If you wanted to raft the flow today, you could. Lónghǔ Shān has bamboo rafts running on the Lúxī continuously through the warm months. The Xìnjiāng is navigable downstream from Shàngráo through Yīngtán to Poyang. Poyang is open lake-water for traditional small craft and modern motorboats. The Yangtze from Hukou to Shanghai is one of the world’s busiest commercial waterways, registering thousands of tons of cargo daily. The corridor runs today at scales that would have been unimaginable to the Bronze Age cliff-burial communities, but it is the same corridor — water flowing the same direction through the same drainage to the same lake to the same river to the same sea.

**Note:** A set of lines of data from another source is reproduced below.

template <int BLOCK_N, int STAGES, bool SPLIT3, bool F16, int EPI = 0>
__global__ void __launch_bounds__(384, 1) conv_igemm_persistent_kernel(const __grid_constant__ ConvKParams p,
                                                                       const int total_tiles, const int n_tiles) {
  using S = ConvSmem2<BLOCK_N, STAGES, SPLIT3, EPI>;
  constexpr uint32_t SBO = 1024u;

  extern __shared__ uint8_t smem_raw[];
  uint8_t *smem = reinterpret_cast<uint8_t *>((reinterpret_cast<uintptr_t>(smem_raw) + 1023) & ~(uintptr_t)1023);
  uint8_t *stg = smem + S::RING_BYTES;
  uint64_t *full_bar = reinterpret_cast<uint64_t *>(stg + 2 * S::STG_BYTES);
  uint64_t *empty_bar = full_bar + STAGES;

  const int wgi = threadIdx.x >> 7, warp = threadIdx.x >> 5;

  if (threadIdx.x == 0) {
    for (int s = 0; s < STAGES; ++s) {
      ptx::mbar_init(&full_bar[s], 1);
      ptx::mbar_init(&empty_bar[s], 2);
    }
    ptx::fence_barrier_init();
    ptx::prefetch_tmap(&p.b_map);
    ptx::prefetch_tmap(&p.a_map[0]);
    if (S::TMA_EPI) ptx::prefetch_tmap(&p.out_map[0]);
  }
  __syncthreads();

  if (wgi == 0) {
    ptx::regs_producer();
    if (warp == 0) {
      const uint32_t tx = (uint32_t)(p.BW * p.BH * 64 * 2 + BLOCK_N * 64 * 2) * S::NPREC;
      int s = 0;
      uint32_t ph = 0;
      for (int tile = blockIdx.x; tile < total_tiles; tile += gridDim.x) {
        const int nt = tile % n_tiles, mt = tile / n_tiles;
        const int col_tile = mt % p.n_col_tiles, row_tile = mt / p.n_col_tiles;
        const int g0 = row_tile * p.BH, ow0 = col_tile * p.BW, n0 = nt * BLOCK_N;
        for (int kb = 0; kb < p.kblocks; ++kb) {
          ptx::mbar_wait(&empty_bar[s], ph ^ 1u);
// ... 3 lines not shown
          if (p.stride == 2) {
            view = ((kh & 1) << 1) | (kw & 1);
            dr = kh >> 1;
            dc = kw >> 1;
          }
          uint8_t *st = smem + s * S::STAGE_BYTES;
          if (EPI) { dr += p.in_off_r; dc += p.in_off_c; }
          if (ptx::elect_one()) {
            ptx::mbar_expect_tx_raw(&full_bar[s], tx);
            for (int pr = 0; pr < S::NPREC; ++pr) {
              uint8_t *sa = st + pr * (S::A_BYTES + S::B_BYTES);
              const CUtensorMap *am = pr ? &p.a_lo_map[view] : &p.a_map[view];
              ptx::tma_load_3d_raw(sa, am, &full_bar[s], cc * 64, ow0 + dc, g0 + dr);
              if (EPI == 0) ptx::tma_load_3d_raw(sa + S::A_BYTES / 2, am, &full_bar[s], cc * 64, ow0 + dc, g0 + dr + (p.BH >> 1));
              ptx::tma_load_2d_raw(sa + S::A_BYTES, pr ? &p.b_lo_map : &p.b_map, &full_bar[s], kb * 64, n0);
            }
          }
          __syncwarp();
          if (++s == STAGES) { s = 0; ph ^= 1u; }
        }
      }
    }
  } else {
    ptx::regs_consumer();
    const int t = threadIdx.x & 127;
    const int half = wgi - 1;
    const int q2 = (t & 3) * 2;
    const bool arriver = t == 0;
    const uint32_t base = ptx::smem_u32(smem);
    uint8_t *my_stg = stg + half * S::STG_BYTES;
    const int lane = t & 31;
    const uint32_t st_addr = ptx::smem_u32(my_stg) + (uint32_t)((16 * (t >> 5) + 8 * ((lane >> 3) & 1) + (lane & 7)) * 128);
    const uint32_t st_sw = (uint32_t)(((lane >> 4) & 1) ^ (lane & 7));
    float acc[BLOCK_N / 2];
    int s = 0;
    uint32_t ph = 0;
    for (int tile = blockIdx.x; tile < total_tiles; tile += gridDim.x) {
      int prev = -1;
      for (int kb = 0; kb < p.kblocks; ++kb) {
        ptx::mbar_wait(&full_bar[s], ph);
        const uint32_t a_hi = base + s * S::STAGE_BYTES + half * 8192;
        const uint32_t b_hi = base + s * S::STAGE_BYTES + S::A_BYTES;
        const uint64_t da0 = ptx::gmma_desc(a_hi, 16, SBO, ptx::kSW128), db0 = ptx::gmma_desc(b_hi, 16, SBO, ptx::kSW128);
        const uint64_t dal0 = da0 + ((S::A_BYTES + S::B_BYTES) >> 4), dbl0 = db0 + ((S::A_BYTES + S::B_BYTES) >> 4);
        wg::fence_acc(acc);
        wg::fence();
#pragma unroll
        for (int k = 0; k < 4; ++k) {
          const uint64_t da = da0 + (uint64_t)(2 * k), db = db0 + (uint64_t)(2 * k);
          wg::mma<BLOCK_N, F16, 0, 0>(acc, da, db, (kb > 0 || k > 0) ? 1u : 0u);
          if (SPLIT3) {
            wg::mma<BLOCK_N, false, 0, 0>(acc, dal0 + (uint64_t)(2 * k), db, 1u);
            wg::mma<BLOCK_N, false, 0, 0>(acc, da, dbl0 + (uint64_t)(2 * k), 1u);
          }
        }
        wg::commit();
        wg::wait<1>();
        wg::fence_acc(acc);
        if (prev >= 0 && arriver) ptx::mbar_arrive(&empty_bar[prev]);
        prev = s;
        if (++s == STAGES) { s = 0; ph ^= 1u; }
      }
      wg::wait<0>();
      wg::fence_acc(acc);
      if (prev >= 0 && arriver) ptx::mbar_arrive(&empty_bar[prev]);

      const int nt = tile % n_tiles, mt = tile / n_tiles;
      const int col_tile = mt % p.n_col_tiles, row_tile = mt / p.n_col_tiles;
      const int n0 = nt * BLOCK_N;
      if constexpr (S::TMA_EPI) {
        const int gs = row_tile * p.BH + half * (p.BH >> 1), ow0 = col_tile * p.BW;
        const int n_img = gs / p.Hq, oh = gs - n_img * p.Hq;
        const bool store0 = n_img < p.Bn && oh < p.Ho, store1 = n_img + 1 < p.Bn && oh + (p.BH >> 1) > p.Hq;
#pragma unroll
        for (int rd = 0; rd < S::STG_ROUNDS; ++rd) {
          if (arriver) ptx::bulk_wait_read0();
          ptx::named_bar_sync(1 + half, 128);
#pragma unroll
          for (int i = 0; i < S::STG_GROUPS * 4; ++i) {
            const int j = rd * S::STG_GROUPS * 8 + 2 * i;
            const float *bj = p.bias + n0 + 8 * j + q2;
            const float b0 = __ldg(bj), b1 = __ldg(bj + 1), b2 = __ldg(bj + 8), b3 = __ldg(bj + 9);
            uint32_t h[4], unused;
            epi_pack<false, F16>(acc[4 * j + 0], acc[4 * j + 1], b0, b1, p.slope, h[0], unused);
            epi_pack<false, F16>(acc[4 * j + 2], acc[4 * j + 3], b0, b1, p.slope, h[1], unused);
            epi_pack<false, F16>(acc[4 * j + 4], acc[4 * j + 5], b2, b3, p.slope, h[2], unused);
            epi_pack<false, F16>(acc[4 * j + 6], acc[4 * j + 7], b2, b3, p.slope, h[3], unused);
            ptx::stmatrix_x4(st_addr + (uint32_t)((i >> 2) * 8192) + (((uint32_t)(2 * (i & 3)) ^ st_sw) << 4), h);
          }
          ptx::fence_proxy_async();
          ptx::named_bar_sync(1 + half, 128);
          if (arriver && store0) {
            for (int q = 0; q < S::STG_GROUPS; ++q)
              ptx::tma_store_4d(&p.out_map[0], my_stg + q * 8192, n0 + (rd * S::STG_GROUPS + q) * 64, ow0, oh, n_img);
            ptx::bulk_commit();
          }
        }
        if (store1) {
#pragma unroll
          for (int rr = 0; rr < 2; ++rr) {
            const int lr = frag_row(t) + rr * 8, bh = lr / p.BW;
            const int oh1 = oh + bh - p.Hq, ow = ow0 + lr - bh * p.BW;
            if (lr < p.BW * (p.BH >> 1) && oh1 >= 0 && oh1 < p.Ho) {
// ... 102 lines not shown
    if (warp == 0 && n_rows > 0) {
      if (ptx::elect_one()) {
        ptx::mbar_expect_tx_raw(res_bar, (uint32_t)S::RES_BYTES);
        for (int kb = 0; kb < 16; ++kb) {
          ptx::tma_load_2d_raw(res + kb * S::TAP_BYTES, &p.b_map, res_bar, kb * 32, 0);
          if (SPLIT3) ptx::tma_load_2d_raw(res + (16 + kb) * S::TAP_BYTES, &p.b_lo_map, res_bar, kb * 32, 0);
        }
      }
      __syncwarp();
      const size_t plane = (size_t)p.in_cols * 16;
      const uint8_t *src_hi = reinterpret_cast<const uint8_t *>(p.in_hi) + (size_t)ow0 * 16;
      const uint8_t *src_lo = reinterpret_cast<const uint8_t *>(p.in_lo) + (size_t)ow0 * 16;
      for (int s = 0; s < n_strips; ++s) {
        const int slot = s % STAGES;
        ptx::mbar_wait(&empty_bar[slot], (((uint32_t)(s / STAGES)) & 1u) ^ 1u);
        uint8_t *st = ring + slot * S::STAGE_BYTES;
        if (g_lo + s >= rows_total) {
          if (ptx::elect_one()) ptx::mbar_arrive(&full_bar[slot]);
        } else if (ptx::elect_one()) {
          ptx::mbar_expect_tx_raw(&full_bar[slot], (uint32_t)(4 * S::PLANE_BYTES * S::NPREC));
          const size_t row = (size_t)(g_lo + s) * 4 * plane;
#pragma unroll
          for (int c = 0; c < 4; ++c) {
            ptx::bulk_load_raw(st + c * S::PLANE_BYTES, src_hi + row + c * plane, S::PLANE_BYTES, &full_bar[slot]);
            if (SPLIT3)
              ptx::bulk_load_raw(st + S::STRIP_BYTES + c * S::PLANE_BYTES, src_lo + row + c * plane, S::PLANE_BYTES, &full_bar[slot]);
          }
        }
        __syncwarp();
      }
    }
  } else if (n_rows > 0) {
    ptx::regs_consumer();
    const int set = wgi - 1, t = threadIdx.x & 127, lane = t & 31;
    const bool leader = t == 0;
    const int co = frag_row(t);
    const float b0 = __ldg(p.bias + co), b1 = __ldg(p.bias + co + 8);
    const uint32_t ring_a = ptx::smem_u32(ring);
    const uint64_t dring = ptx::gmma_desc(ring_a, S::PLANE_BYTES, 128, ptx::kNoSwizzle);
    const uint64_t dring3 = ptx::gmma_desc(ring_a, 2u * S::PLANE_BYTES, 128, ptx::kNoSwizzle) + 3u;
    const uint64_t lo_step = (uint64_t)(S::STRIP_BYTES >> 4);
    const uint64_t slot_step = (uint64_t)(S::STAGE_BYTES >> 4);
    const uint64_t kstep = (uint64_t)(2 * S::PLANE_BYTES >> 4);
    const uint64_t dres = ptx::gmma_desc(ptx::smem_u32(res), 16, 512, ptx::kSW64);
    const uint64_t dres_lo = dres + (uint64_t)((16 * S::TAP_BYTES) >> 4);
    uint8_t *my_stg = stg + set * S::NPREC * S::STG_BYTES;
    const int st_px = ((lane >> 4) << 3) + (lane & 7), st_chunk = 2 * (t >> 5) + ((lane >> 3) & 1);
    const uint32_t st_addr = ptx::smem_u32(my_stg) + (uint32_t)(st_px * 128 + ((st_chunk ^ (lane & 7)) << 4));
    ptx::mbar_wait(res_bar, 0);
    if (set == 1 && leader) ptx::mbar_arrive(&empty_bar[0]);
    for (int row = set; row < n_rows; row += 2) {
      float acc[N / 2];
#pragma unroll
      for (int dh = 0; dh < 4; ++dh) {
        const int s = row + dh;
        ptx::mbar_wait(&full_bar[s % STAGES], ((uint32_t)(s / STAGES)) & 1u);
      }
      wg::fence_acc(acc);
      wg::fence();
#pragma unroll
      for (int dh = 0; dh < 4; ++dh) {
        const uint64_t so = (uint64_t)((row + dh) % STAGES) * slot_step;
#pragma unroll
        for (int k = 0; k < 2; ++k) {
#pragma unroll
          for (int dw = 0; dw < 4; ++dw) {
            if ((dh == 3 || dw == 3) && k == 1) continue;
            const uint64_t db = (dw == 3 ? dring3 : dring + (uint64_t)dw + (uint64_t)k * kstep) + so;
            const uint64_t wo = (uint64_t)((dh * 4 + dw) * (S::TAP_BYTES >> 4) + 2 * k);
            wg::mma<N, F16, 0, 0>(acc, dres + wo, db, (dh | dw | k) ? 1u : 0u);
            if (SPLIT3) {
              wg::mma<N, false, 0, 0>(acc, dres + wo, db + lo_step, 1u);
              wg::mma<N, false, 0, 0>(acc, dres_lo + wo, db, 1u);
            }
          }
        }
      }
      wg::commit();
      wg::wait<0>();
      wg::fence_acc(acc);
      if (leader) {
        ptx::mbar_arrive(&empty_bar[row % STAGES]);
        ptx::mbar_arrive(&empty_bar[(row + 1) % STAGES]);
      }
      const int g = g_lo + row;
      const int n_img = g / p.Hq, oh = g - n_img * p.Hq;
      if (n_img < p.Bn && oh < p.Ho) {
        if (leader) ptx::bulk_wait_read0();
        ptx::named_bar_sync(1 + set, 128);
#pragma unroll
        for (int i = 0; i < N / 16; ++i) {
          uint32_t h[4], l[4] = {0, 0, 0, 0};
          epi_pack<SPLIT3, F16>(acc[8 * i + 0], acc[8 * i + 1], b0, b0, p.slope, h[0], l[0]);
          epi_pack<SPLIT3, F16>(acc[8 * i + 2], acc[8 * i + 3], b1, b1, p.slope, h[1], l[1]);
          epi_pack<SPLIT3, F16>(acc[8 * i + 4], acc[8 * i + 5], b0, b0, p.slope, h[2], l[2]);
          epi_pack<SPLIT3, F16>(acc[8 * i + 6], acc[8 * i + 7], b1, b1, p.slope, h[3], l[3]);
          ptx::stmatrix_x4_trans(st_addr + (uint32_t)(i * 16 * 128), h);
          if (SPLIT3) ptx::stmatrix_x4_trans(st_addr + (uint32_t)(S::STG_BYTES + i * 16 * 128), l);
        }
        ptx::fence_proxy_async();
        ptx::named_bar_sync(1 + set, 128);
        if (leader) {
#pragma unroll
          for (int q = 0; q < N / kConv1StoreN; ++q) {
            ptx::tma_store_4d(&p.out_map[0], my_stg + q * kConv1StoreN * 128, 0, ow0 + q * kConv1StoreN, oh, n_img);
            if (SPLIT3)
              ptx::tma_store_4d(&p.out_map[1], my_stg + S::STG_BYTES + q * kConv1StoreN * 128, 0, ow0 + q * kConv1StoreN, oh, n_img);
          }
          ptx::bulk_commit();
        }
      }
    }
    if (leader) ptx::bulk_wait0();
  }
}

The substrate continues. The layers accumulate. The northern flow runs from the watershed to the Yangtze and on to the East China Sea, carrying what the substrate supplies. The Mǐn-side flow registered in the previous piece carries what the substrate supplies in the other direction. Both flows began at the same watershed where water decides by inches between two seas. The cosmochronicle reading reads both at substrate scale and at corridor scale and at the contemporary scale, with each register running alongside the others.

This piece walks the northern flow. The Mǐn-side piece walked the southern flow. The watershed piece walked the substrate at the top. Together the three pieces sketch the upper-Mǐn-Wǔyí cosmochronicle register at site-specific depth. Subsequent walks will deepen what these have only sketched. The substrate at the divide continues to feed both flows, and the cosmochronicle reading continues to attend to what the substrate carries.


A first sketch of the northern flow from the Wǔyí watershed to the Yangtze. Monterey, California, May 2026.